Haeundae Beach in Busan is nearly deserted before Christmas last year. (Yonhap)
Haeundae Beach in Busan is nearly deserted before Christmas last year. (Yonhap)
The Busan Metropolitan Government will provide economic relief for industries in the city that have been affected by the social distancing measures that were extended due to the third wave of COVID-19. Beneficiaries will include artists, the transportation industry and the tourism industry.

Busan’s acting Mayor Byun Seong-wan said 154,000 businesses and individuals would receive a combined 220 billion won ($208 million) from city, district and county resources.

This is separate from the central government’s third batch of relief, amounting to 9.3 trillion won, with direct cash payments starting Jan. 11.

The Busan Metropolitan Government will first provide 1 million won each to some 110,000 businesses whose activities have been restricted such as bars, indoor sports facilities including gyms, and “noraebang,” or karaoke establishments.

Some 86,000 businesses that had to discontinue dining-in services, such as restaurants and cafes, will receive 500,000 won each.

The transportation industry is also eligible for support after seeing a sharp decrease in passenger numbers.

The city has announced that it will provide 1 million won each to 1,600 chartered bus drivers who were not included in earlier government relief programs, and a total of 2.5 billion won to 54 village bus companies. Corporate taxi drivers will get a total of 4.5 billion in subsidies, with each driver receiving 500,000 won.

Some 2,400 local tourism companies and 2,600 local artists will also get emergency funds to stabilize business management and support their livelihoods.

To assist small-business operators, the city will spend 130 billion won.

In addition, the city will exempt “good landlords” -- those who voluntarily reduce rent to ease the burden on tenants -- from paying property tax.

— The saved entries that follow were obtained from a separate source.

### smcpp_amd/csrc/engine_rccl.hpp

```cpp
extern "C" {
struct ncclUniqueIdBlob { char b[128]; };
static void check_rc(int rc) { if (rc) throw std::runtime_error(g_err); }
struct RcclDirect {
    void *lib = nullptr;
    void *comm = nullptr;
    int world = 1, rank = 0;
    int (*get_uid)(void *) = nullptr;
    int (*init_rank)(void **, int, ncclUniqueIdBlob, int) = nullptr;
    int (*all_reduce)(const void *, void *, size_t, int, int, void *, hipStream_t) = nullptr;
    int (*destroy)(void *) = nullptr;
    const char *(*err_string)(int) = nullptr;
    DevBuf<double> buf;
    long n = 0;
    double *h_val = nullptr, *d_val_view = nullptr;
    int *h_flag = nullptr, *d_flag_view = nullptr;
    int epoch = 0;
    bool reduced_in_buf = false;
};
static void *rccl_handle(const char *libpath) {
    static std::mutex mu;
    static std::map<std::string, void *> handles;
    const std::string key = libpath && *libpath ? libpath : "librccl.so.1";
    std::lock_guard<std::mutex> lk(mu);
    auto it = handles.find(key);
// ... 18 lines not shown
        return p;
    };
    r.get_uid = reinterpret_cast<int (*)(void *)>(sym("ncclGetUniqueId"));
    r.init_rank = reinterpret_cast<int (*)(void **, int, ncclUniqueIdBlob, int)>(sym("ncclCommInitRank"));
    r.all_reduce = reinterpret_cast<int (*)(const void *, void *, size_t, int, int, void *, hipStream_t)>(sym("ncclAllReduce"));
    r.destroy = reinterpret_cast<int (*)(void *)>(sym("ncclCommDestroy"));
    r.err_string = reinterpret_cast<const char *(*)(int)>(sym("ncclGetErrorString"));
}
static void rccl_check(const RcclDirect &r, int rc, const char *what) {
    if (rc != 0) throw std::runtime_error(std::string("RCCL: ") + what + ": " + (r.err_string ? r.err_string(rc) : "error"));
}
int smcpp_rccl_unique_id(const char *libpath, char *out128) {
    API_BEGIN
    RcclDirect r;
    rccl_resolve(r, libpath);
    ncclUniqueIdBlob id;
    rccl_check(r, r.get_uid(&id), "ncclGetUniqueId");
    std::memcpy(out128, id.b, 128);
    API_END
}
int smcpp_rccl_init(smcpp_im *im, const char *libpath, const char *id128, int rank, int world) {
    API_BEGIN
    if (im->rccl) throw std::runtime_error("smcpp_rccl_init: already initialised");
    HIPCHK(hipSetDevice(im->device));
    std::unique_ptr<RcclDirect> r(new RcclDirect());
    rccl_resolve(*r, libpath);
    ncclUniqueIdBlob id;
    std::memcpy(id.b, id128, 128);
    r->world = world; r->rank = rank;
    rccl_check(*r, r->init_rank(&r->comm, world, id, rank), "ncclCommInitRank");
    HIPCHK(hipHostMalloc((void **)&r->h_val, 64, hipHostMallocCoherent | hipHostMallocMapped));
    HIPCHK(hipHostGetDevicePointer((void **)&r->d_val_view, r->h_val, 0));
    HIPCHK(hipHostMalloc((void **)&r->h_flag, 64, hipHostMallocCoherent | hipHostMallocMapped));
    *r->h_flag = 0;
    HIPCHK(hipHostGetDevicePointer((void **)&r->d_flag_view, r->h_flag, 0));
    im->rccl = r.release();
    API_END
}
int smcpp_rccl_destroy(smcpp_im *im) {
    API_BEGIN
    if (im->rccl) {
        HIPCHK(hipSetDevice(im->device));
        (void)hipStreamSynchronize(im->stream);
        if (im->rccl->comm && im->rccl->destroy) (void)im->rccl->destroy(im->rccl->comm);
        if (im->rccl->h_val) (void)hipHostFree(im->rccl->h_val);
        if (im->rccl->h_flag) (void)hipHostFree(im->rccl->h_flag);
        delete im->rccl;
        im->rccl = nullptr;
    }
    API_END
}
int smcpp_rccl_exchange(smcpp_im *im, double *loglik_sum) {
    API_BEGIN
    RcclDirect *r = im->rccl;
    if (!r) throw std::runtime_error("smcpp_rccl_exchange: smcpp_rccl_init has not been called");
    long n = 0;
    check_rc(smcpp_pack_stats(im, nullptr, &n, 0));
    if (r->n != n) { r->buf.alloc((size_t)n); r->n = n; }
    check_rc(smcpp_pack_stats(im, r->buf.p, nullptr, 2));
    rccl_check(*r, r->all_reduce(r->buf.p, r->buf.p, (size_t)n,  8,  0, r->comm, im->stream), "ncclAllReduce");
    const int ep = ++r->epoch;
    hipLaunchKernelGGL(k_publish_scalar, dim3(1), dim3(1), 0, im->stream, (const double *)r->buf.p, r->d_val_view, r->d_flag_view, ep);
    HIPCHK(hipGetLastError());
    const auto t0 = std::chrono::steady_clock::now();
    unsigned spins = 0;
    while (__atomic_load_n(r->h_flag, __ATOMIC_ACQUIRE) != ep) {
#if defined(__x86_64__) || defined(__i386__)
        __builtin_ia32_pause();
#else
        std::this_thread::yield();
#endif
        if ((++spins & 0x3fff) == 0 && std::chrono::duration<double>(std::chrono::steady_clock::now() - t0).count() > 30.0) {
            HIPCHK(hipStreamSynchronize(im->stream));
            break;
        }
    }
    *loglik_sum = *r->h_val;
    r->reduced_in_buf = true;
    API_END
}
int smcpp_rccl_unpack(smcpp_im *im) {
    API_BEGIN
    RcclDirect *r = im->rccl;
    if (!r || !r->reduced_in_buf) throw std::runtime_error("smcpp_rccl_unpack: no reduced statistics to hand over");
    check_rc(smcpp_unpack_stats(im, r->buf.p, r->n, 1));
    r->reduced_in_buf = false;
    API_END
}
int smcpp_rccl_fetch(smcpp_im *im, double *out, long n) {
    API_BEGIN
    RcclDirect *r = im->rccl;
    if (!r || n != r->n) throw std::runtime_error("smcpp_rccl_fetch: wrong length");
    HIPCHK(hipSetDevice(im->device));
    HIPCHK(hipStreamSynchronize(im->stream));
    HIPCHK(hipMemcpy(out, r->buf.p, sizeof(double) * n, hipMemcpyDeviceToHost));
    API_END
}
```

The Busan Metropolitan Government said the city had extended a 50 percent property tax cut to good landlords last year, but was offering full exemption this year in the hope of persuading some 3,000 landlords to cut rent.

“The impact of COVID-19 struck hard in Busan, a city which relies heavily on economy-sensitive industries, such as small-business owners, merchants and self-employed people. The impact is bound to be greater than in other cities,” acting Mayor Byun said at a briefing Thursday. “We will focus on preparing support measures without any blind spots left in the city.”

The Busan Metropolitan Government plans to distribute all the relief payments before the Lunar New Year holiday, which falls Feb. 12.